(Dataset excerpts)
+++
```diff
@@ -1250,14 +1269,7 @@
     return bad == 0;
 }
 
-__device__ __forceinline__ int locate_near(const ScanShared& sh, u32 wid, u32 p, u32 bl, u32& start, u32& n, u32& f1) {
-    const u32 w = min(p >> 6, (u32)SEGS - 1u), b = p & 63u;
-    const lds_u64* S = (const lds_u64*)&sh.bsp[wid][w];
-    const lds_u64* C = (const lds_u64*)&sh.bcol[wid][w];
-    u64 s0 = S[0], s1 = S[1], c0 = C[0], c1 = C[1];
-    asm volatile("" : "+v"(s0), "+v"(s1), "+v"(c0), "+v"(c1));
-    const u64 se = window64(s0, s1, b);
-    const u64 co = window64(c0, c1, b);
+__device__ __forceinline__ int locate_in_windows(u64 se, u64 co, u32 p, u32 bl, u32& start, u32& n, u32& f1) {
     const u64 se1 = se & (se - 1ull);
     f1 = ctz64x(se);
     const u32 f2 = ctz64x(se1);
@@ -1268,15 +1280,69 @@
     return (p >= bl || se == 0ull) ? 2 : (se1 == 0ull ? 3 : 0);
 }
 
+__device__ __forceinline__ int locate_near(const ScanShared& sh, u32 wid, u32 p, u32 bl, u32& start, u32& n, u32& f1) {
+    const u32 w = min(p >> 6, (u32)SEGS - 1u), b = p & 63u;
+    const lds_u64* S = (const lds_u64*)&sh.bsp[wid][w];
+    const lds_u64* C = (const lds_u64*)&sh.bcol[wid][w];
+    u64 s0 = S[0], s1 = S[1], c0 = C[0], c1 = C[1];
+    asm volatile("" : "+v"(s0), "+v"(s1), "+v"(c0), "+v"(c1));
+    return locate_in_windows(window64(s0, s1, b), window64(c0, c1, b), p, bl, start, n, f1);
+}
+
+struct HdrWords {
+    u64 sp, col;
+    u64 nsp, ncol;
+};
+
+__device__ __forceinline__ u64 window_own(u64 own, u64 next, u32 b) {
+    const u64 lo = b < 64u ? own >> (b & 63u) : 0ull;
+    const u64 hi = b != 0u ? next << ((64u - b) & 63u) : 0ull;
+    return lo | hi;
+}
+
+__device__ __forceinline__ int locate_near_regs(const HdrWords& hw, u32 b, u32 p, u32 bl, u32& start, u32& n, u32& f1) {
+    return locate_in_windows(window_own(hw.sp, hw.nsp, b), window_own(hw.col, hw.ncol, b), p, bl, start, n, f1);
+}
+
+__device__ __forceinline__ void finish_header(ScanShared& sh, const ScanArgs& a, u32 wid, u32 tile0, u32 p, u32 bl,
+                                              int r, u32 start, u32 n, u32 f1);
+
+__device__ __forceinline__ void locate_far(const ScanShared& sh, u32 wid, u32 p, u32 bl, int& r, u32& start, u32& n,
+                                           u32& f1) {
+    if (r == 3) {
+        r = locate_code(sh, wid, p, bl, start, n);
+        f1 = 0xFFFFFFFFu;
+    }
+}
+
+__device__ __forceinline__ void header_step(ScanShared& sh, const ScanArgs& a, u32 wid, u32 tile0, bool ok, u32 p,
+                                            u32 b, u32 bl, const HdrWords& hw, u64 eol, int lane, bool& staged) {
+    u32 start = 0, n = 0, f1 = 0;
+    int r = locate_near_regs(hw, b, p, bl, start, n, f1);
+    if (__ballot(ok && r == 3) != 0) {
+        if (!staged) {
+            sh.bsp[wid][lane] = hw.sp;
+            sh.bcol[wid][lane] = hw.col;
+            sh.beol[wid][lane] = eol;
+            lds_fence();
+            staged = true;
+        }
+        if (ok) locate_far(sh, wid, p, bl, r, start, n, f1);
+    }
+    if (ok) finish_header(sh, a, wid, tile0, p, bl, r, start, n, f1);
+}
+
 __device__ __forceinline__ void parse_header(ScanShared& sh, const ScanArgs& a, u32 wid, u32 tile0, u32 p, u32 bl) {
     u32 start = 0, n = 0, f1 = 0;
     int r = locate_near(sh, wid, p, bl, start, n, f1);
     if (__ballot(r == 3) != 0) {
-        if (r == 3) {
-            r = locate_code(sh, wid, p, bl, start, n);
-            f1 = 0xFFFFFFFFu;
-        }
-    }
+        locate_far(sh, wid, p, bl, r, start, n, f1);
+    }
+    finish_header(sh, a, wid, tile0, p, bl, r, start, n, f1);
+}
+
+__device__ __forceinline__ void finish_header(ScanShared& sh, const ScanArgs& a, u32 wid, u32 tile0, u32 p, u32 bl,
+                                              int r, u32 start, u32 n, u32 f1) {
     const u32 dch = *((const lds_u8*)&sh.raw[wid][0] + min(p + f1, (u32)TILE - 1u));
     if (ABLATE & 2u) {
         asm volatile("" ::"v"(start), "v"(n), "v"(r), "v"(dch));
@@ -1304,12 +1370,9 @@
 
 template <bool LIM>
 __device__ __forceinline__ void parse_own_headers(ScanShared& sh, const ScanArgs& a, u32 t, u32 ct,
-                                                  const SegClass& sc, u64 L0, int lane, u32 wid) {
-    const u64 tile0 = (u64)t * TSTEP;
+                                                  const SegClass& sc, u64 L0, int lane, u32 wid, u32 bl, u32 pend,
+                                                  const HdrWords& hw) {
     const u32 tile0c = (t - ct) * TSTEP;
-    const u32 bl = (u32)min((u64)TILE, a.avail - tile0);
-    const u64 rem64 = a.len - tile0;
-    const u32 pend = rem64 >= 0xFFFFFFFFull ? 0xFFFFFFFFu : (u32)rem64 + ((a.own_end && a.len < a.avail) ? 1u : 0u);
     const u32 lb = (u32)L0 + (sc.x - sc.c);
     const u32 skip = (3u - lb) & 3u;
     const u32 s0 = lane * SEG;
@@ -1327,7 +1390,12 @@
     const bool own0 = own0s && lane == 0;
     const u32 p = own0 ? 0u : s0 + ctz64x(m) + 1u;
     const bool ok = own0 || (m != 0 && p < pend && (!limited || (i64)rec < a.max_records));
+#if FR_HDR_REGS
+    bool staged = false;
+    if (__ballot(ok)) header_step(sh, a, wid, tile0c, ok, p, p - s0, bl, hw, sc.eol, lane, staged);
+#else
     if (ok) parse_header(sh, a, wid, tile0c, p, bl);
+#endif
     bool more = ok && (own0 ? m != 0 : __popcll(m) > 4);
     if (!__ballot(more)) return;
     if (!own0) {
@@ -1338,6 +1406,17 @@
         ++rec;
     }
     while (__ballot(more)) {
+#if FR_HDR_REGS
+        const u32 pn = s0 + ctz64x(m) + 1u;
+        more = more && pn < pend && (!limited || (i64)rec < a.max_records);
+        header_step(sh, a, wid, tile0c, more, pn, pn - s0, bl, hw, sc.eol, lane, staged);
+        ++rec;
+        m &= m - 1ull;
+        m &= m - 1ull;
+        m &= m - 1ull;
+        m &= m - 1ull;
+        more = more && m != 0;
+#else
         if (more) {
             const u32 pn = s0 + ctz64x(m) + 1u;
             more = pn < pend && (!limited || (i64)rec < a.max_records);
@@ -1349,6 +1428,7 @@
             m &= m - 1ull;
             more = more && m != 0;
         }
+#endif
     }
 }
 
@@ -1359,7 +1439,31 @@
     u64 lines = 0;
     u32 done = *(const volatile lds_u32*)&sh.rq_tail[wid];
     SegRegs r;
+#if FR_WALK_CTX
+    const u64 run0 = (u64)tb * TSTEP;
+    const u32 availr = __builtin_amdgcn_readfirstlane((u32)min(a.avail - run0, (u64)0x7FFFFFFFu));
+    const u32 lenr = __builtin_amdgcn_readfirstlane((u32)min(a.len - run0, (u64)0x7FFFFFFFu));
+    const u32 pend_x = (a.own_end && a.len < a.avail) ? 1u : 0u;
+    const u64 rbase = (u64)(a.buf + run0);
+    const u32 rlo = __builtin_amdgcn_readfirstlane((u32)rbase), rhi = __builtin_amdgcn_readfirstlane((u32)(rbase >> 32));
+    const auto rsrc = __builtin_amdgcn_make_buffer_rsrc((void*)(((u64)rhi << 32) | rlo), (short)0, (int)availr, 0x00020000);
+    auto in_range = [&](u32 o) { return o + (u32)(TILE + SEG + 4) <= availr; };
+    auto fetch = [&](u32 o) {
+#pragma unroll
+        for (int k = 0; k < SEG / 16; ++k) {
+            const auto v = __builtin_amdgcn_raw_buffer_load_b128(rsrc, lane * SEG, (int)(o + k * 16), 0);
+            r.v[k] = make_uint4(v[0], v[1], v[2], v[3]);
+        }
+        r.nx = 0u;
+    };
+    if (tb < te) {
+        if (in_range(0u)) fetch(0u);
+        else r = seg_load_tail(a, tb, lane);
+    }
+    u32 so = 0;
+#else
     if (tb < te) seg_load(a, tb, r, lane);
+#endif
     lds_u32x4* mine = (lds_u32x4*)(&sh.raw[wid][0]) + lane * (SEG / 16);
     FR_WSTAMP_DECL
     for (u32 t = tb; t < te; ++t) {
@@ -1374,25 +1478,51 @@
             v.x = r.v[k].x; v.y = r.v[k].y; v.z = r.v[k].z; v.w = r.v[k].w;
             mine[k] = v;
         }
+#if FR_WALK_CTX
+        if (t + 1 < te) {
+            if (in_range(so + (u32)TSTEP)) fetch(so + (u32)TSTEP);
+            else r = seg_load_tail(a, t + 1, lane);
+        }
+        const TileEnds ends{min((u32)TSTEP, lenr - so), min((u32)TILE, availr - so)};
+        const u32 pend = lenr - so + pend_x;
+        so += (u32)TSTEP;
+#else
         if (t + 1 < te) seg_load(a, t + 1, r, lane);
+        const TileEnds ends = tile_ends(a, t);
+        const u64 rem64 = a.len - (u64)t * TSTEP;
+        const u32 pend = rem64 >= 0xFFFFFFFFull ? 0xFFFFFFFFu : (u32)rem64 + ((a.own_end && a.len < a.avail) ? 1u : 0u);
+#endif
         const SegClass sc = seg_classify_src(a, t, [&](int k) {
             const u32x4 v = *(const volatile lds_u32x4*)&mine[k];
             return make_uint4(v.x, v.y, v.z, v.w);
-        }, lane);
+        }, lane, ends);
         FR_WSTAMP(1);
-        if (sc.hi) rare_push(sh, a, (t - ct) * TSTEP + lane * SEG, 4u,
-                             min((u32)min((u64)TSTEP, a.len - (u64)t * TSTEP) - lane * SEG, (u32)SEG), 0u);
+        if (sc.hi) rare_push(sh, a, (t - ct) * TSTEP + lane * SEG, 4u, min(ends.tlen - lane * SEG, (u32)SEG), 0u);
         const u32 tail = *(const volatile lds_u32*)&sh.rq_tail[wid];
         if (tail != done) {
             drain_rare(sh, a, wid, done, tail, lane);
             done = tail;
         }
-        sh.bsp[wid][lane] = sc.sp | sc.eol;
+        HdrWords hw;
+        hw.sp = sc.sp | sc.eol;
+        hw.col = sc.col;
+#if FR_HDR_REGS
+        auto next_lane = [](u64 x) {
+            const u32 lo = __builtin_amdgcn_update_dpp(0u, (u32)x, 0x130, 0xF, 0xF, false);
+            const u32 hi = __builtin_amdgcn_update_dpp(0u, (u32)(x >> 32), 0x130, 0xF, 0xF, false);
+            return ((u64)hi << 32) | lo;
+        };
+        hw.nsp = next_lane(hw.sp);
+        hw.ncol = next_lane(hw.col);
+#else
+        hw.nsp = hw.ncol = 0;
+        sh.bsp[wid][lane] = hw.sp;
         sh.bcol[wid][lane] = sc.col;
         sh.beol[wid][lane] = sc.eol;
         lds_fence();
+#endif
         FR_WSTAMP(2);
-        if (parse && !(ABLATE & 1u)) parse_own_headers<LIM>(sh, a, t, ct, sc, L0 + lines, lane, wid);
+        if (parse && !(ABLATE & 1u)) parse_own_headers<LIM>(sh, a, t, ct, sc, L0 + lines, lane, wid, ends.bl, pend, hw);
         lines += sc.wtot;
         FR_WSTAMP(3);
     }
```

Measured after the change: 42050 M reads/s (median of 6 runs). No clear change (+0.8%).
+++
#### WORK TASK
From the records above, return each line that includes "rbase".

#### SOLUTION TO THE EXERCISE
+    const u64 rbase = (u64)(a.buf + run0);
+    const u32 rlo = __builtin_amdgcn_readfirstlane((u32)rbase), rhi = __builtin_amdgcn_readfirstlane((u32)(rbase >> 32));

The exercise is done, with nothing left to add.